_THE TASK_
The word to look for is "auto". Report every line of the entries below that has it.

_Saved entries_

┏━━

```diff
+          const_cast<float*>(a.res) + (size_t)smpl * a.Cout * HW, (short)0, a.Cout * HW * 4, 0x00020000);
+      const int vo = (col * HW + 4 * ty * WO + 4 * tx) * 4;
+#pragma unroll
+      for (int i = 0; i < 2; ++i) {
+#pragma unroll
+        for (int rr = 0; rr < 2; ++rr)
+          rres[i * 2 + rr] = __builtin_bit_cast(
+              f32x4, __builtin_amdgcn_raw_buffer_load_b128(rs, vo, ((co + i) * HW + (r0 + rr) * WO) * 4, 0));
+        rbi[i] = a.bias ? a.bias[co + col + i] : 0.f;
+        rei[i] = a.ebias ? a.ebias[(size_t)smpl * a.eb_stride + co + col + i] : 0.f;
+      }
+    };
+    auto res_write = [&](int ch) {
+      float* xw = smem + 2 * V_FL + ((q * 2 + (ch >> 1)) * 8 + (ch & 1) * 4) * 256 + lane * 4;
+      const float be0 = rbi[0] + rei[0], be1 = rbi[1] + rei[1];
+#pragma unroll
+      for (int rr = 0; rr < 2; ++rr)
+#pragma unroll
+        for (int x = 0; x < 4; x += 2) {
+          const f32x4 c0 = rres[rr], c1 = rres[2 + rr];
+          *reinterpret_cast<f32x4*>(xw + (rr * 2 + x / 2) * 256) =
+              f32x4{c0[x] + be0, c1[x] + be1, c0[x + 1] + be0, c1[x + 1] + be1};
+        }
+    };
     auto slot = [&](auto sa, auto ab, int g) {
       constexpr int SA = decltype(sa)::value, AB = decltype(ab)::value;
       if constexpr (!(WINO4S_ABL & 1)) {
@@ -359,6 +426,20 @@
         act_stage(SA, AB);
       }
       load_next(SA);
+      if constexpr (RESX) {
+        if (pch >= 0) res_write(pch);
+        if (!res_lag && sc.q) {
+#pragma nounroll
+          for (int ch = 0; ch < 4; ++ch)
+            if (res_slot(ch) == sc.k) {
+              res_issue(sc, ch);
+              res_write(ch);
+            }
+        }
+        rc_next(sc);
+        pch = res_lag && sc.q ? res_ch(sc.k) : -1;
+        if (pch >= 0) res_issue(sc, pch);
+      }
       if constexpr (!(WINO4S_ABL & 16)) __syncthreads();
     };
     using I0 = std::integral_constant<int, 0>;
@@ -381,6 +462,9 @@
       load_next(0);
       act_stage(1, 1);
       load_next(1);
+      if constexpr (RESX) {
+        rc_item(sc, 0);
+      }
     }
     W4S_STAMP(3);
     __syncthreads();
@@ -738,6 +822,8 @@
 #pragma unroll
     for (int x = 0; x < 2 * NP; ++x) acc[x] = f32x4{};
     f32x2 own[4][4];
+    bool resx = false;
+    if constexpr (RESX) resx = a.res != nullptr && nchunk >= 3 && wk.at(il).half == 0;
     auto tail_u = [&](auto xhc) {
       constexpr int XH = decltype(xhc)::value;
 #pragma unroll
@@ -844,6 +930,15 @@
             for (int r = 0; r < 4; ++r)
 #pragma unroll
               for (int x = 0; x < 4; ++x) own[r][x] = Y[r][x];
+          } else if (resx) {
+            float* xw = xbuf + ((cb * 2 + (xh ^ 1)) * 8) * 256 + lane * 4;
+#pragma unroll
+            for (int r = 0; r < 4; ++r)
+#pragma unroll
+              for (int x = 0; x < 4; x += 2) {
+                f32x4* p = reinterpret_cast<f32x4*>(xw + (r * 2 + x / 2) * 256);
+                *p = *p + f32x4{Y[r][x].x, Y[r][x].y, Y[r][x + 1].x, Y[r][x + 1].y};
+              }
           } else {
             float* xw = xbuf + ((cb * 2 + (xh ^ 1)) * 8) * 256 + lane * 4;
 #pragma unroll
@@ -883,8 +978,8 @@
     const int flatw = itm.blk * 16;
     const int smpl = flatw / TS;
     const bool part2 = itm.half != 0;
-    const bool has_eb = !part2 && a.ebias != nullptr, has_res = !part2 && a.res != nullptr,
-               has_bias = !part2 && a.bias != nullptr;
+    const bool has_eb = !part2 && !resx && a.ebias != nullptr, has_res = !part2 && !resx && a.res != nullptr,
+               has_bias = !part2 && !resx && a.bias != nullptr;
     const unsigned smp = (unsigned)(a.Cout * HW * 4);
     const __amdgpu_buffer_rsrc_t ro = __builtin_amdgcn_make_buffer_rsrc(
         (part2 ? a.ksplit_buf : a.out) + (size_t)smpl * a.Cout * HW, (short)0, smp, 0x00020000);
```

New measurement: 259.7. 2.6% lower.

┗━━

_EXERCISE RESULT_
+    auto res_write = [&](int ch) {
     auto slot = [&](auto sa, auto ab, int g) {
     auto tail_u = [&](auto xhc) {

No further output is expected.